そなえよつねに  〈Be Prepared〉
 ボーイスカウト以上のスカウトと指導者のモットー(標語)。

 スカウトは何事に対してもいつでも必ずやり通すという準備を常にしておく、という意味である。
 スカウトはいつも心にも体にも、技にもすきのないよう、どんなことにでも応じることができる心構えをもって「さあこい、準備はできている」ということを意味する。

 そのため、スカウト技能はどんなことでも役立つよう、準備のために日頃から訓練をしておくのである。そしてまた、将来社会に出ても、よい公民としての準備が整った人物になるために、スカウト教育を身につけるという意味をもつ。

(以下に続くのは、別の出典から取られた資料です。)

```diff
@@ -496,24 +504,43 @@
           const half_t* vp = Vs + (sub * DV + 32 * t + r) * VST + 16 * s2 + 4 * hh;
           const half4_t lo = *reinterpret_cast<const half4_t*>(vp);
           const half4_t hi = *reinterpret_cast<const half4_t*>(vp + 8);
-          const half8_t vf = {lo[0], lo[1], lo[2], lo[3], hi[0], hi[1], hi[2], hi[3]};
-          o[0][t] = __builtin_amdgcn_mfma_f32_32x32x16_f16(vf, pA[sub][s2], o[0][t], 0, 0, 0);
-        }
-    softmax(1, st, sB, pB);
+          vf[t][sub][s2] = half8_t{lo[0], lo[1], lo[2], lo[3], hi[0], hi[1], hi[2], hi[3]};
+          o[0][t] = __builtin_amdgcn_mfma_f32_32x32x16_f16(vf[t][sub][s2], pA[sub][s2], o[0][t], 0, 0, 0);
+        }
+    if constexpr (have_kf) read_kf(ahead ? buf + 1 : buf, kf);
+    softmax(1, first, sB, pB);
 #pragma unroll
     for (int t = 0; t < DT; ++t)
 #pragma unroll
       for (int sub = 0; sub < 2; ++sub)
 #pragma unroll
-        for (int s2 = 0; s2 < 2; ++s2) {
-          const half_t* vp = Vs + (sub * DV + 32 * t + r) * VST + 16 * s2 + 4 * hh;
-          const half4_t lo = *reinterpret_cast<const half4_t*>(vp);
-          const half4_t hi = *reinterpret_cast<const half4_t*>(vp + 8);
-          const half8_t vf = {lo[0], lo[1], lo[2], lo[3], hi[0], hi[1], hi[2], hi[3]};
-          o[1][t] = __builtin_amdgcn_mfma_f32_32x32x16_f16(vf, pB[sub][s2], o[1][t], 0, 0, 0);
-        }
-    if (more) store_stage((st + 1) & 1);
-    __syncthreads();
+        for (int s2 = 0; s2 < 2; ++s2) o[1][t] = __builtin_amdgcn_mfma_f32_32x32x16_f16(vf[t][sub][s2], pB[sub][s2], o[1][t], 0, 0, 0);
+    if (more) store_stage(wbuf);
+  };
+
+  for (int j = 0; j < KG && (j == 0 || j < nstage); ++j) {
+    load_stage(j * KB);
+    store_stage(j);
+  }
+  __syncthreads();
+  if (NW == 8 && __builtin_amdgcn_readfirstlane(wave) >= 4) __builtin_amdgcn_s_setprio(1);
+  half8_t kf[2][DS];
+  if constexpr (KG == 1) {
+    for (int st = 0; st < nstage; ++st) {
+      substage(st == 0, st & 1, st + 1, (st + 1) & 1, kf, false);
+      __syncthreads();
+    }
+  } else {
+    read_kf(0, kf);
+    substage(std::true_type{}, 0, KG, KG, kf, nstage > 1);
+    for (int g0 = 0; g0 < nstage; g0 += KG) {
+      const int slot = (g0 / KG & 1) * KG;
+      const int nsub = nstage - g0 < KG ? nstage - g0 : KG;
+      if (g0 > 0) read_kf(slot, kf);
+#pragma unroll 1
+      for (int j = g0 > 0 ? 0 : 1; j < nsub; ++j) substage(std::false_type{}, slot + j, g0 + j + KG, (KG - slot) + j, kf, j + 1 < nsub);
+      __syncthreads();
+    }
   }
 
 #pragma unroll
@@ -546,15 +573,47 @@
   }
 }
 
+int attn_kgroup_override() {
+  static const int v = [] {
+    const char* s = getenv("AF_ATTN_KGROUP");
+    return s ? atoi(s) : 0;
+  }();
+  return v;
+}
+
+template <int DS, bool ONES, bool SLOT, int KG>
+bool try_attn2chain_groups(const AttnArgs& a, hipStream_t stream) {
+  constexpr int DP = 16 * DS, DT = (DS + 1) / 2, DV = 32 * DT;
+  constexpr size_t lds = (size_t)2 * KG * (KB * (DP + 8) + 2 * DV * VST) * sizeof(half_t);
+  static int granted = 0;
+  if (!af_try_dyn_lds(reinterpret_cast<const void*>(&af_attn2_kernel<DS, ONES, SLOT, 8, KG>), lds, granted)) return false;
+  hipLaunchKernelGGL((af_attn2_kernel<DS, ONES, SLOT, 8, KG>), dim3((a.Nq / 512) * ((a.B * a.heads + 7) / 8 * 8)), dim3(512), lds, stream, a);
+  return true;
+}
+
 template <int DS, bool ONES, bool SLOT = false>
 int launch_attn2chain(const AttnArgs& a, hipStream_t stream) {
   constexpr int DP = 16 * DS, DT = (DS + 1) / 2, DV = 32 * DT;
   constexpr size_t lds = (size_t)2 * (KB * (DP + 8) + 2 * DV * VST) * sizeof(half_t);
   const int bh8 = (a.B * a.heads + 7) / 8 * 8;
+  const int kg_env = attn_kgroup_override();
+  if (kg_env != 0 && kg_env != 1 && kg_env != 2 && kg_env != 4) return af_fail(AF_E_BADARG, "af_attention: AF_ATTN_KGROUP must be 1, 2 or 4");
   constexpr int kDefaultNw = 8;
+  constexpr int kDefaultKgroup = 1;
   const char* nw_s = getenv("AF_ATTN_NW");
   const int nw = nw_s ? atoi(nw_s) : kDefaultNw;
-  if (nw == 8 && SLOT && a.Nq % 512 == 0) {
+  const bool nw8 = nw == 8 && SLOT && a.Nq % 512 == 0;
+  if constexpr (SLOT && DS == 3) {
+    if (nw8) {
+      const int nstage = a.L / KB;
+      const int kg_max = kg_env ? kg_env : kDefaultKgroup;
+      bool done = false;
+      if (kg_max >= 4 && (kg_env || nstage >= 8)) done = try_attn2chain_groups<DS, ONES, SLOT, 4>(a, stream);
+      if (!done && kg_max >= 2 && (kg_env || nstage >= 4)) done = try_attn2chain_groups<DS, ONES, SLOT, 2>(a, stream);
+      if (done) return af_check_launch("af_attention(two-chain, 8 waves, key groups)");
+    }
+  }
+  if (nw8) {
     static bool attr8 = false;
     if (!af_allow_dyn_lds(reinterpret_cast<const void*>(&af_attn2_kernel<DS, ONES, SLOT, 8>), lds, attr8, "af_attention")) return af_check_launch("af_attention");
     hipLaunchKernelGGL((af_attn2_kernel<DS, ONES, SLOT, 8>), dim3((a.Nq / 512) * bh8), dim3(512), lds, stream, a);
diff --git a/adaface-dev_amd/csrc/af_common.h b/adaface-dev_amd/csrc/af_common.h
--- a/adaface-dev_amd/csrc/af_common.h
+++ b/adaface-dev_amd/csrc/af_common.h
@@ -29,6 +29,7 @@
 };
 int af_check_launch(const char* what);
 bool af_allow_dyn_lds(const void* kernel, size_t bytes, bool& done, const char* what);
+bool af_try_dyn_lds(const void* kernel, size_t bytes, int& state);
 void af_launch_transpose_tokens(const _Float16* x, _Float16* y, int B, int N, int C, int ldx, int ldy, hipStream_t stream);
 struct AfTransposeJob {
   const _Float16* x;
diff --git a/adaface-dev_amd/csrc/af_runtime.hip b/adaface-dev_amd/csrc/af_runtime.hip
--- a/adaface-dev_amd/csrc/af_runtime.hip
+++ b/adaface-dev_amd/csrc/af_runtime.hip
@@ -34,6 +34,14 @@
   }
   done = true;
   return true;
+}
+
+bool af_try_dyn_lds(const void* kernel, size_t bytes, int& state) {
+  if (state == 0) {
+    state = bytes <= 65536 || hipFuncSetAttribute(kernel, hipFuncAttributeMaxDynamicSharedMemorySize, (int)bytes) == hipSuccess ? 1 : -1;
+    if (state < 0) (void)hipGetLastError();
+  }
+  return state > 0;
 }
 
 int af_check_launch(const char* what) {
```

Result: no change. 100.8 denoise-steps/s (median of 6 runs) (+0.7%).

 Be Prepared の頭文字B,PはベーデンパウエルのB-Pにもつながる。

【参考】
 標語「そなえよつねに」は、往々、非常時に備える心構えだというふうに解かれた。
 鎌倉時代の武士が「いざ鎌倉に事起りなば、錆たりともこの槍をひっさげ、やせたりともこの馬に乗って馳せ参じ・・・」という心意気(佐野源左衛門常世を主人公とした謡曲「鉢の木」にある)を、合言葉とした「いざ鎌倉」という、あの亜流に解されたものであった。

 すなわち「さあこい」、「準備ずみだぞ」という説明を、私自身もスカウトにした記憶がある。 私はそういう解釈だけを、まちがいだとは考えない。 けれども非常時のためだけにスカウティングがある、とは考えない。

 平和の斥候であるスカウトにとって、むしろ、平時における「そなえよつねに」のほうが大事だろう。 それについても、いろいろのケースがある。
 火災だの風水害だの交通事故だの、震災だのという災害、ナダレ、土砂崩れ、生き埋め、急病というように天災と人災がある。

 また、日日の善行をするチャンスは、いつでも、どこにでもあるが。そういう機会を見逃すようでは観察力が備わっていないといえる。
 「常に観察」というように解される。 せっかく、その場に到着しても人口呼吸という技能に習熟していなかったら溺者は救えない。
 それは技能が備わっていない。「技能をつねに」とも解される。
   スカウティング誌「明確なる信仰を持つことを奨励する方法の研究」(中村知)より引用

※ 「そなえよつねに」の標語は初めは、「準備あれ」とか「備えあれ」という英語調であったが、後、フランス語調の「備えよ常に」のほうが力強いので、このように代わったのである。   (元日本連盟総コミッショナーの二荒芳徳による)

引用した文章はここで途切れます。